Corriere del Mezzogiorno (Campania)
«Vittorio Materazzo si difese strenuamente dal fratello» In aula arriva l’esame del Dna
Ascoltata la biologa. Un’amica: «Luca voleva il mio passaporto»
Vittorio Materazzo, l’ingegnere assassinato in viale Maria Cristina di Savoia il 28 novembre 2016, lottò disperatamente con il fratello Luca nel tentativo di strappargli di mano il coltello: è la ricostruzione plausibile di ciò che avvenne in base ai risultati dell’esame del Dna. Sull’arma, sulla visiera di un casco e su altri oggetti, infatti, sono state trovate tracce di Dna di entrambi i fratelli, come ha spiegato ieri la teste Elena Improta, biologa della polizia scientifica, al processo in cui Luca è imputato di omicidio.
Gli oggetti insanguinati vennero ritrovati dagli agenti della squadra mobile poco dopo il delitto, grazie alle indicazioni di un cugino della vittima che aveva inseguito l’assassino. Probabilmente, ritiene l’accusa, l’imputato non aveva previsto di essere seguito e contava di tornare a riprendere gli oggetti più tardi per distruggerli. Nel corso dell’udienza (il processo si sta svolgendo davanti alla I sezione della Corte d’Assise presieduta da Giuseppe Provitera) Luca Materazzo ha chiesto ancora una volta di rendere dichiarazioni spontanee e ancora una volta ha asserito di essere stato preso di mira dagli organi di informazione: «La stampa mi dà addosso, lo ha iniziato a fare anche prima dell’avviso di garanzia». Poi ha ribadito la sua innocenza e si è detto preoccupato di contrarre qualche malattia infettiva in carcere: «Temo di essere contagiato, il 70 per cento dei detenuti del padiglione dove mi trovo ha malattie contagiose». Infine ha affermato che decise di darsi latitante perché a Napoli non si sentiva sicuro: «A casa mia poteva entrare chiunque. Temevo di mettere in pericolo anche i miei amici».

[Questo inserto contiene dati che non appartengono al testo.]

static void* g_zero_page = nullptr;
static constexpr size_t kZeroPageBytes = 128 * 1024;
const void* zero_page() { return g_zero_page; }
int init_zero_page() {
    if (g_zero_page) return 0;
    MRISR_CHECK_HIP(hipMalloc(&g_zero_page, kZeroPageBytes));
    MRISR_CHECK_HIP(hipMemset(g_zero_page, 0, kZeroPageBytes));
    return 0;
}

typedef const __attribute__((address_space(1))) void* gptr_t;
typedef __attribute__((address_space(3))) void* lptr_t;
// ... 172 lines not shown
template <int NFR>
__device__ __forceinline__ void preload_cols(const GemmArgs& g, int nbase, f32x4 (&pb)[NFR]) {
    const bool fold = g.rowvec && g.rowvec_div >= g.M;
#pragma unroll
    for (int i = 0; i < NFR; ++i) pb[i] = f32x4{0.f, 0.f, 0.f, 0.f};
    if (g.bias) {
#pragma unroll
        for (int i = 0; i < NFR; ++i) pb[i] = *reinterpret_cast<const f32x4*>(g.bias + min(nbase + i * 16, g.N - 4));
    }
    if (fold) {
#pragma unroll
        for (int i = 0; i < NFR; ++i) pb[i] += *reinterpret_cast<const f32x4*>(g.rowvec + min(nbase + i * 16, g.N - 4));
    }
}

template <typename T> struct Frag;
template <> struct Frag<bf16> { typedef bf16x8 type; };
template <> struct Frag<float> { typedef f32x4 type; };

__device__ __forceinline__ void mma(f32x4& acc, const bf16x8& w, const bf16x8& a) {
    acc = __builtin_amdgcn_mfma_f32_16x16x32_bf16(w, a, acc, 0, 0, 0);
}
__device__ __forceinline__ void mma(f32x4& acc, const f32x4& w, const f32x4& a) {
#pragma unroll
    for (int j = 0; j < 4; ++j) acc = __builtin_amdgcn_mfma_f32_16x16x4f32(w[j], a[j], acc, 0, 0, 0);
}

__device__ __forceinline__ void lds_poison(char* smem_base, int nthreads) {
    const unsigned bytes = ((const __attribute__((address_space(4))) unsigned*)__builtin_amdgcn_dispatch_ptr())[7];
    for (unsigned o = threadIdx.x * 16u; o + 16u <= bytes; o += (unsigned)nthreads * 16u)
        *reinterpret_cast<uint4*>(smem_base + o) = make_uint4(~0u, ~0u, ~0u, ~0u);
    __syncthreads();
}
static int gemm_flags_now();

static constexpr int kStampHdr = 8, kStampWgs = 1024, kStampSlotWords = kStampHdr + 8 * kStampWgs, kStampSlots = 256;
__device__ __forceinline__ unsigned long long* gemm_stamp_slot(const GemmArgs& g, bool header) {
    if (!g.stamps) return nullptr;
    const unsigned wg = blockIdx.x + gridDim.x * (blockIdx.y + gridDim.y * blockIdx.z);
    if (header && wg == 0 && threadIdx.x == 0) {
        g.stamps[0] = (unsigned long long)g.M; g.stamps[1] = (unsigned long long)g.N; g.stamps[2] = (unsigned long long)g.K;
        g.stamps[3] = (unsigned long long)gridDim.x * gridDim.y * gridDim.z;
        g.stamps[4] = (g.resid ? 1u : 0u) | (g.lora_a ? 2u : 0u) | (g.conv ? 4u : 0u) | (g.cs0 ? 8u : 0u);
        g.stamps[5] = (unsigned long long)g.splitk; g.stamps[6] = (unsigned long long)(unsigned)g.dbg; g.stamps[7] = 1ull;
    }
    return wg < (unsigned)kStampWgs ? g.stamps + kStampHdr + (size_t)wg * 8 : nullptr;
}
__device__ __forceinline__ unsigned long long* gemm_stamp_word(const GemmArgs& g, int k, bool header = false) {
    unsigned long long* const slot = gemm_stamp_slot(g, header);
    return slot ? slot + k : nullptr;
}
static_assert(kStampSlotWords == kStampHdr + 8 * kStampWgs, "a slot: the header, then 8 words for each of the first kStampWgs workgroups");

template <typename T, int BM, int BN, int WGM, int WGN>
__global__ __launch_bounds__(256) void gemm_kernel(const GemmArgs g, const char* __restrict__ zero) {
    constexpr int EB = sizeof(T);
    constexpr int CH = 16 / EB;
    constexpr int BK = 8 * CH;
// ... 205 lines not shown
#pragma unroll
    for (int i = 0; i < NF; ++i)
#pragma unroll
        for (int j = 0; j < MF; ++j) {
            const int m = m0 + wm0 + j * 16 + fr;
            const int n = n0 + wn0 + i * 16 + fg * 4;
            if (m < g.M && n < g.N) {
                float v[4] = {acc[i][j][0], acc[i][j][1], acc[i][j][2], acc[i][j][3]};
                epilogue4<T>(g, z, m, n, v, nullptr, nullptr, nullptr, false, true, nullptr, 0, 0, 0, pb[i]);
            }
        }
}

La testimonianza di un’amica, Valentina Guglielmi, ha invece fatto chiarezza su come Luca trascorse gli ultimi giorni a Napoli prima di fuggire in Spagna, dove è stato arrestato agli inizi di que- st’anno. La giovane ha aggiunto un altro particolare sconcertante: un avvocato consigliò all’attuale imputato di allontanarsi da Napoli. «Accompagnai Luca da un avvocato — ha detto la teste — il quale gli disse: se fosse mio cliente le consiglierei di andarsene». La ragazza, dopo l’omicidio di Vittorio, tornò a Napoli da Milano, dove si trovava, per incontrare Luca a cui era legato da una vecchia amicizia. I primi di dicembre, tra il 3 e il 10, Luca Materazzo ha anche vissuto a casa dei genitori di Valentina, dalla quale è poi andato via, senza neanche salutarla, la mattina di domenica 10 dicembre. Da quel momento si sono perse le tracce di Luca, che sarebbe stato individuato e arrestato nei primi giorni di gennaio 2018, a Siviglia, in Spagna, dove aveva trovato lavoro in un bar.

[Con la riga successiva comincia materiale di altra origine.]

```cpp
acm_tuning_t tuning_from_environment() {
    acm_tuning_t t = kTuningDefaults;
    const char* env = getenv("ACM_TUNING");
    if (!env) return t;
    std::string text(env);
    size_t pos = 0;
    while (pos < text.size()) {
        size_t end = text.find(',', pos);
        if (end == std::string::npos) end = text.size();
        const std::string item = text.substr(pos, end - pos);
        pos = end + 1;
        if (item.empty()) continue;
        const size_t eq = item.find('=');
        const std::string key = item.substr(0, eq), val = eq == std::string::npos ? "" : item.substr(eq + 1);
        bool known = false;
        for (const char* h : kHostKeys) known = known || key == h;
        for (const TuningField& f : kTuningFields) {
            if (key != f.name) continue;
            known = true;
            char* stop = nullptr;
            const long v = strtol(val.c_str(), &stop, 0);
            acm_tuning_t probe = t;
            probe.*(f.field) = (int32_t)v;
            if (val.empty() || *stop || tuning_invalid(probe)) fprintf(stderr, "libacm_hip: ACM_TUNING: bad value '%s' ignored\n", item.c_str());
            else t = probe;
        }
        if (!known) fprintf(stderr, "libacm_hip: ACM_TUNING: unknown key '%s' ignored\n", key.c_str());
    }
    return t;
}
const acm_tuning_t g_tuning_loaded = tuning_from_environment();
acm_tuning_t g_tuning = g_tuning_loaded;
}

const acm_tuning_t& acm_tuning() { return g_tuning; }

extern "C" int acm_tuning_get(acm_tuning_t* out) {
    ACM_REQUIRE(out, ACM_EINVAL, "acm_tuning_get: NULL argument");
    *out = g_tuning;
    return ACM_OK;
}

extern "C" int acm_tuning_set(const acm_tuning_t* in) {
    if (!in) {
        g_tuning = g_tuning_loaded;
        return ACM_OK;
    }
    const char* bad = tuning_invalid(*in);
    ACM_REQUIRE(!bad, ACM_EINVAL, "acm_tuning_set: field '%s' out of range", bad);
    g_tuning = *in;
    for (int32_t& r : g_tuning.reserved) r = 0;
    return ACM_OK;
}

namespace {

void free_streams(AcmStreams* t) {
    if (!t) return;
    for (void* q : {(void*)t->ids, (void*)t->waves, (void*)t->items, (void*)t->long_rows,
                    (void*)t->long_index, (void*)t->counters, (void*)t->slots})
        if (q) (void)hipFree(q);
    delete t;
}
// ... 571 lines not shown
```

acm_gnn_amd/functional/__init__.py:

```python
from .. import _lib, tuning
from ..graph import CsrGraph, FilterOperators, SparseFeatures, _device_ctx, _require_cuda, _stream
from ._launch import KernelTimer, _Timed, set_kernel_timer
from ._context import (CallContext, DeferredReductions, InputPipeline, Tape, TapeBroken, _ambient,
                       deferred_reductions, deferred_reductions_as, fused_loss_tail, input_pipeline, on_tape)
from .ops import (DropoutState, _drop_spec, agg_pad_width, cast_bf16, dropout, eval_metrics, eval_metrics_buffers,
                  gemm, gemm_drop_supported, gemm_split, masked_nll, mm, nll_loss_and_grad, proj3, proj_bwd,
                  proj_bwd_supported, proj_fwd, spmm, spmm_v)
from .linear import residual_add_linear, residual_add_supported, residual_linear
from ._conv_shared import AcmConfig, _flat_views, _gather_rows, _ptr_array
from .conv_agg import AGG_WIDE_MIN_DEGREE, _AcmAggWide, agg_wide_supported
from .conv_literal import _AcmAcmii
from .conv import _conv_route, acm_conv, in_drop_supported
```

acm_gnn_amd/functional/_context.py:

```python
import bisect
import ctypes as C
import threading

import torch

from .. import _lib, tuning
from ._launch import _F32, _Timed, _vp, launch


class DeferredReductions:
    CAP = 96

    def __init__(self):
        self._segs = (_lib.ReduceSeg * self.CAP)()
        self._list = _lib.ReduceList(0, self.CAP, C.cast(self._segs, C.POINTER(_lib.ReduceSeg)))
        self._keep = []
        self.outputs = []
        self._allreduce = []

    def pointer(self):
        return C.addressof(self._list)

    def hold(self, workspace, outputs, keep=None):
        self._keep.append(workspace)
        self._keep.extend(outputs if keep is None else keep)
        self.outputs.extend((t.data_ptr(), t.numel() * t.element_size()) for t in outputs if t is not None)

    @property
    def pending(self):
        return int(self._list.n)

    def all_adopted(self, tensors):
        ptrs = sorted(t.data_ptr() for t in tensors if t is not None)
        for a, nb in self.outputs:
            i = bisect.bisect_left(ptrs, a)
            if i == len(ptrs) or ptrs[i] >= a + nb:
                return False
        return True

    def allreduce(self, tensor, group):
        self._allreduce.append((tensor, group))

    def flush(self):
        if self._list.n:
            launch("acm_reduce_flush", "reduce_flush", self._keep[0].device, C.byref(self._list))
        if self._allreduce:
            import torch.distributed as dist
            pending, self._allreduce = self._allreduce, []
            group = pending[0][1]
            coalesce = (len(pending) > 1 and all(g is group for _, g in pending) and hasattr(dist, "_coalescing_manager")
                        and dist.get_backend(group) == "nccl")
            with _Timed("all_reduce/gradients", sum(t.numel() * t.element_size() for t, _ in pending)):
                if coalesce:
                    with dist._coalescing_manager(group=group, device=pending[0][0].device, async_ops=False):
                        for t, _ in pending:
                            dist.all_reduce(t, group=group)
                else:
                    for t, g in pending:
                        dist.all_reduce(t, group=g)
        self._keep.clear()

    @property
    def collectives_pending(self):
        return bool(self._allreduce)

    def flushed(self):
        assert self._list.n == 0 and not self._allreduce
        self._keep.clear()

    def discard(self):
        self._list.n = 0
        self._keep.clear()
        self._allreduce = []


def _sum_over_ranks(flat, group, defer):
    if defer is not None:
        defer.allreduce(flat, group)
    else:
        import torch.distributed as dist
        dist.all_reduce(flat, group=group)


class CallContext:
    __slots__ = ("defer", "tail", "pipe", "next_proj", "pre_proj", "hidden_private")

    def __init__(self, defer=None, tail=None, pipe=None):
        self.defer, self.tail, self.pipe = defer, tail, pipe
        self.next_proj = self.pre_proj = None
        self.hidden_private = None

    @classmethod
    def from_ambient(cls):
        a = _ambient()
        return cls(a.defer, a.tail, a.pipe)

    def defer_ptr(self):
        return self.defer.pointer() if self.defer is not None else None


_TLS = threading.local()


def _ambient():
    c = getattr(_TLS, "call", None)
    if c is None:
        c = _TLS.call = CallContext()
    return c


def _call_or_ambient(call):
    return call if call is not None else CallContext.from_ambient()


class TapeBroken(RuntimeError):
    """A step cannot run on a Tape (see there): something other than this package's Functions sits between them."""


class _TapeCtx:

    def __init__(self, needs_input_grad):
        self.needs_input_grad = needs_input_grad
        self.saved_tensors = ()
        self.non_differentiable = ()

    def save_for_backward(self, *tensors):
        self.saved_tensors = tensors

    def mark_non_differentiable(self, *tensors):
        self.non_differentiable = tuple(id(t) for t in tensors)

    def release(self):
        self.__dict__.clear()
        self.saved_tensors = ()

    def set_materialize_grads(self, value):
        pass


class Tape:

    def __init__(self):
        self.records = []
        self.produced = {}
        self.ctx_of = {}

    def run(self, fn, args):
        needs = []
        for a in args:
            if not isinstance(a, torch.Tensor):
                needs.append(False)
            elif id(a) in self.produced:
                needs.append(True)
            elif a.grad_fn is not None:
                raise TapeBroken(f"{fn.__name__}: an argument was computed by torch operations from tensors that need gradients")
            else:
                needs.append(bool(a.requires_grad))
        ctx = _TapeCtx(tuple(needs))
        with torch.no_grad():
            out = fn.forward(ctx, *args)
        outs = out if isinstance(out, tuple) else (out,)
        if not any(needs):
            return out
        for o in outs:
            if isinstance(o, torch.Tensor) and o.is_floating_point() and id(o) not in ctx.non_differentiable:
                o.requires_grad_(True)
                self.ctx_of[id(o)] = ctx
                self.produced[id(o)] = o
        self.records.append((fn, ctx, args, outs))
        return out

    def producer(self, t):
        return self.ctx_of.get(id(t)) if self.produced.get(id(t)) is t else None
# ... 162 lines not shown
                return False
        gcns = getattr(model, "gcns", None)
        if not gcns or len(gcns) != 2 or not getattr(model, "fused_dropout", False) or getattr(model, "dropout", 0) <= 0:
            return False
        l0 = gcns[0]
        try:
            cfg = l0._config()
            f_in, f = l0.weight_low.shape
        except AttributeError:
            return False
        if cfg.relu_before or f != 64 or not 4 < f_in <= 8 or x.dim() != 2 or x.shape[1] != f_in:
            return False
        if not ops.implicit or getattr(ops, "general", False) or int(getattr(ops, "hops", 1)) != 1:
            return False
        if ops.sharded:
            xf = ops.x_full
            if (not ops.uniform or xf is None or xf.dtype != _F32 or xf.dim() != 2 or xf.shape != (ops.low.n_cols, f_in)
                    or xf.device != x.device or xf.requires_grad):
                return False
        if x.dtype != _F32 or x.device != l0.weight_low.device or x.requires_grad:
            return False
        n, nnz = ops.low.n_rows, ops.low.nnz
        min_rows = tuning.HOST.pipeline
        if n != x.shape[0] or n < max(min_rows, 32) or not 12.0 * n < nnz <= 160.0 * n:
            return False
        if x.device.type == "cuda" and torch.cuda.is_current_stream_capturing():
            return False
        gw = 4
        if not ops.low.build_streams(n_waves=max(gw, min(256 * gw, gw * ((n + 15) // 16)))):
            return False
        return ops.low.stream_waves % gw == 0 and gw <= ops.low.stream_waves <= min(256 * gw, gw * ((n + 15) // 16))

    def table(self):
        return self.filled[0]

    def local_table(self):
        return self.filled[0][self.row_offset:self.row_offset + self.x_rows.shape[0]]

    def agg(self):
        return self.filled[1]

    def _drop_into(self, dst, step_offset):
        d = self.state.spec(self.p, self.tag, 0)
        d.step_offset = int(step_offset)
        n, c = self.x.shape
        launch("acm_dropout", f"dropout/{n}x{c}", self.x.device, n, c, _vp(self.x), self.x.stride(0), _vp(dst), dst.stride(0), 8, C.byref(d))

    def stale(self):
        return (not self.primed or (self.x._version, self.x_rows._version) != self._x_version or self.next_table_ready
                or self.state.host_steps != self._host_steps)

    def prime(self):
        from .ops import spmm
        self._drop_into(self.filled[0], 0)
        spmm(self.ops.low, self.filled[0], out=self.filled[1], row_scale=self.ops.row_scale)
        self.primed = True
        self._x_version = (self.x._version, self.x_rows._version)
        self._host_steps = self.state.host_steps
        self.next_table_ready = self.next_agg_ready = self.adopted = False

    def refill_spec(self, p):
        if self.filled[0].shape[0] != self.x_rows.shape[0] or self.next_table_ready or self.x.stride(1) != 1:
            return False
        d = self.state.spec(self.p, self.tag, 0)
        d.step_offset = 1
        p.next_x, p.ld_next_x, p.next_drop = self.x.data_ptr(), self.x.stride(0), d
        return True

    def make_next(self):
        if not self.adopted:
            return False
        if not self.next_table_ready:
            self._drop_into(self.filled[0], 1)
            self.next_table_ready = True
        return True

    def end_step(self):
        if not (self.next_table_ready and self.next_agg_ready):
            self.primed = False
        self.next_table_ready = self.next_agg_ready = self.adopted = False
        self._host_steps = self.state.host_steps
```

Valentina Guglielmi ha anche raccontato di avere ricevuto una insolita richiesta dall’amico durante il soggiorno di quest’ultimo a casa dei suoi genitori: «Mi chiese se potevo dargli il mio passaporto. Gli risposi: ma cosa te ne fai, io ho i capelli lunghi, sono piccolina... Mi rispose: mi metto la parrucca». La teste ha spiegato di non avere dato molto peso a questa insolita richiesta in quanto credeva che «Luca scherzasse».
Il processo riprenderà il prossimo 25 ottobre con l’escussione degli ultimi testi, tra cui la vedova di Vittorio Materazzo, Elena Grande.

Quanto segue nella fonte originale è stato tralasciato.